In a statement released by his campaign, Trump said Biden was “falsely posing” as winner.

Trump is reportedly pinning his hopes on a series of lawsuits his campaign has launched challenging the results in swing states, which experts say are likely to fail because of a lack of evidence.

Some at the White House are reportedly trying to get the president to accept his defeat.

On Saturday night, CNN’s White House correspondent, Kaitlan Collins, tweeted that she had been told by two sources that Jared Kushner, his son-in-law and a trusted adviser, had approached the president about conceding.

 

Sources close to the president have told media outlets that the president is unlikely to call Biden and concede defeat in the traditional manner. 
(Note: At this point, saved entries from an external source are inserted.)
# Black-Phoenix/CUDA-SfM

Hardware: AMD Instinct MI355X
Metric: RANSAC E-matrix hypotheses/sec (8-point, fused scoring), inlier-mask parity vs CPU oracle (higher is better)
Workload: dtype f32

## Files before the change

### cuda-sfm_amd/csrc/abi.hip

```cpp
#include "common.hpp"
#include "buffer_ranges.hpp"
#include "device_math.hpp"
#include "fuse_math.hpp"
#include "chain_adjust_math.hpp"
#include "ring_math.hpp"
#include <stdarg.h>
#include <stdio.h>
#include <string.h>
#include <new>
#include <atomic>
#include <vector>
#include <algorithm>
#include <initializer_list>

namespace sfm {

static thread_local char g_err[512] = "";

void set_error(const char *fmt, ...)
{
    va_list ap;
    va_start(ap, fmt);
    vsnprintf(g_err, sizeof(g_err), fmt, ap);
    va_end(ap);
// ... 494 lines not shown

int sfm_extract_sift(sfm_ctx *ctx, sfm_sift_point *d_sift, int max_pts, const float *d_image, int width, int height,
                     int pitch, int num_octaves, double init_blur, float thresh, float lowest_scale, int scale_up,
                     float *d_temp, int *num_pts, int *num_stored)
{
    SFM_REQUIRE(ctx && d_sift && d_image && num_pts, SFM_E_INVALID, "null argument");
    SFM_REQUIRE(width > 0 && height > 0 && width <= 16384 && height <= 16384 && pitch >= width, SFM_E_INVALID,
                "image %d x %d pitch %d", width, height, pitch);
    SFM_REQUIRE(num_octaves >= 1 && num_octaves <= 7, SFM_E_INVALID, "num_octaves %d outside 1..7", num_octaves);
    SFM_REQUIRE(max_pts > 0, SFM_E_INVALID, "max_pts %d", max_pts);
    *num_pts = 0;
    if (num_stored) *num_stored = 0;
    SFM_HIP_TRY(hipSetDevice(ctx->device));
    return launch_extract_sift(ctx, d_sift, max_pts, d_image, width, height, pitch, num_octaves, init_blur, thresh, lowest_scale,
                               scale_up ? 1 : 0, d_temp, num_pts, num_stored);
}

int sfm_extract_sift_begin(sfm_ctx *ctx, sfm_sift_point *d_sift, int max_pts, const float *d_image, int width, int height,
                           int pitch, int num_octaves, double init_blur, float thresh, float lowest_scale, int scale_up, float *d_temp)
{
    SFM_REQUIRE(ctx && d_sift && d_image, SFM_E_INVALID, "null argument");
    SFM_REQUIRE(width > 0 && height > 0 && width <= 16384 && height <= 16384 && pitch >= width, SFM_E_INVALID,
                "image %d x %d pitch %d", width, height, pitch);
    SFM_REQUIRE(num_octaves >= 1 && num_octaves <= 7, SFM_E_INVALID, "num_octaves %d outside 1..7", num_octaves);
    SFM_REQUIRE(max_pts > 0, SFM_E_INVALID, "max_pts %d", max_pts);
    SFM_HIP_TRY(hipSetDevice(ctx->device));
    return launch_extract_sift_begin(ctx, d_sift, max_pts, d_image, width, height, pitch, num_octaves, init_blur, thresh, lowest_scale,
                                     scale_up ? 1 : 0, d_temp);
}

int sfm_extract_sift_end(sfm_ctx *ctx, int *num_pts, int *num_stored)
{
    SFM_REQUIRE(ctx && num_pts, SFM_E_INVALID, "null argument");
    *num_pts = 0;
    if (num_stored) *num_stored = 0;
    SFM_HIP_TRY(hipSetDevice(ctx->device));
    return launch_extract_sift_end(ctx, num_pts, num_stored);
}

int sfm_find_homography(sfm_ctx *ctx, const sfm_sift_point *d_sift, int num_pts, float h_H[9], int *num_matches,
                        int num_loops, float min_score, float max_ambiguity, float thresh, uint32_t seed,
                        const int32_t *h_pts, int32_t *h_counts, float *h_homo)
{
    SFM_REQUIRE(ctx && h_H && num_matches, SFM_E_INVALID, "null argument");
    *num_matches = 0;
    for (int i = 0; i < 9; ++i) h_H[i] = (i % 4 == 0) ? 1.0f : 0.0f;
    if (!d_sift || num_pts < 8 || num_loops <= 0) return SFM_OK;
    SFM_HIP_TRY(hipSetDevice(ctx->device));
    const int L = round_up(num_loops, 16);
    if (h_pts) {
        for (size_t i = 0; i < (size_t)4 * L; ++i)
            SFM_REQUIRE(h_pts[i] >= 0 && h_pts[i] < num_pts, SFM_E_INVALID, "sample index %d out of range", h_pts[i]);
    }
    int num_valid = 0;
    return launch_homography(ctx, d_sift, num_pts, h_pts, L, thresh, min_score, max_ambiguity, seed, &num_valid, h_H, num_matches, h_counts, h_homo);
}

int sfm_pair_create(sfm_ctx *ctx, const float h_K[9], const float h_Kinv[9], int image_count, int num_points, sfm_pair **out)
{
    SFM_REQUIRE(out, SFM_E_INVALID, "null out pointer");
    *out = nullptr;
    SFM_REQUIRE(ctx && h_K && h_Kinv, SFM_E_INVALID, "null argument");
    SFM_REQUIRE(image_count == 2, SFM_E_INVALID, "image_count must be 2 (the reference only ever uses two views, sfm.h:31)");
    SFM_REQUIRE(num_points > 0, SFM_E_INVALID, "num_points must be positive");
    SFM_HIP_TRY(hipSetDevice(ctx->device));
    sfm_pair *p = new (std::nothrow) sfm_pair();
    SFM_REQUIRE(p, SFM_E_NOMEM, "host allocation failed");
    p->ctx = ctx;
    p->holds_ctx_ref = true; ctx->refs++;
    p->image_count = image_count;
    p->n = num_points;
    p->cap_points = num_points;
    p->ld = round_up(num_points, 128);
    memcpy(p->h_Kinv, h_Kinv, sizeof(p->h_Kinv));
    int rc = SFM_OK;
    auto A = [&](auto **ptr, size_t count) { if (rc == SFM_OK) rc = dev_alloc(ptr, count); };
    A(&p->d_K, 9); A(&p->d_Kinv, 9);
    for (int i = 0; i < 2; ++i) { A(&p->d_U[i], (size_t)3 * p->ld); A(&p->d_X[i], (size_t)3 * p->ld); }
    A(&p->d_pts4, (size_t)p->ld);
    A(&p->d_E, 9); A(&p->d_P, 64); A(&p->d_Pinv, 64); A(&p->d_Pind, 8);
    A(&p->d_points, (size_t)4 * num_points);
    A(&p->d_mask, (size_t)num_points);
    A(&p->slot[0].key, 2); A(&p->d_best, 2); A(&p->d_clk, kClkWords); A(&p->d_bound, 10);
    if (rc != SFM_OK) { sfm_pair_destroy(p); return rc; }
    hipError_t e = hipMemcpyAsync(p->d_K, h_K, 9 * sizeof(float), hipMemcpyHostToDevice, ctx->stream);
    if (e == hipSuccess) e = hipMemcpyAsync(p->d_Kinv, h_Kinv, 9 * sizeof(float), hipMemcpyHostToDevice, ctx->stream);
    if (e == hipSuccess) e = hipMemsetAsync(p->slot[0].key, 0, 2 * sizeof(unsigned long long), ctx->stream);
    p->state.key_clean = true;
    if (e == hipSuccess) e = hipMemsetAsync(p->d_best, 0, 2 * sizeof(uint32_t), ctx->stream);
    if (e == hipSuccess) e = hipMemsetAsync(p->d_bound, 0, 10 * sizeof(unsigned long long), ctx->stream);
    if (e == hipSuccess) e = hipMemsetAsync(p->d_clk, 0, kClkWords * sizeof(unsigned long long), ctx->stream);
    if (e == hipSuccess) e = hipMemsetAsync(p->d_Pind, 0, 8 * sizeof(int), ctx->stream);
    if (e == hipSuccess) e = hipStreamSynchronize(ctx->stream);
    if (e != hipSuccess) { sfm_pair_destroy(p); set_error("pair init failed: %s", hipGetErrorString(e)); return SFM_E_HIP; }
    *out = p;
    return SFM_OK;
}
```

Allies of the president told The Washington Post that he is unlikely to concede defeat “under any circumstances in the traditional manner of a concession speech and a phone call to Biden.”

Advisors to the president backed the assessment in comments to The New York Times, saying that Trump “has refused to acknowledge that he has lost” and is standing by his groundless electoral fraud claims. 

The White House did not immediately respond to questions from Business Insider about whether Trump was likely to concede that he has lost. 

Conceding defeat is a norm rather than a process formally enshrined in the US constitution, with losing candidates customarily using concession speeches to offer their congratulations to the winner and call for post-election unity. Trump has long refused to countenance the prospect of defeat, with many people close to the president has long said that securing victory at any cost is his core motivation. Ahead of the election, he had controversially refused to commit to a peaceful transfer of power. 

The Constitution stipulates that whoever wins the contest will take power at noon on January 20 after the election, following a transition period during which they prepare for office and appoint top officials, regardless of the incumbent’s opinion about the results. 

Several advisors told the Times that they thought it unlikely that Trump would try to block Biden from taking over the office.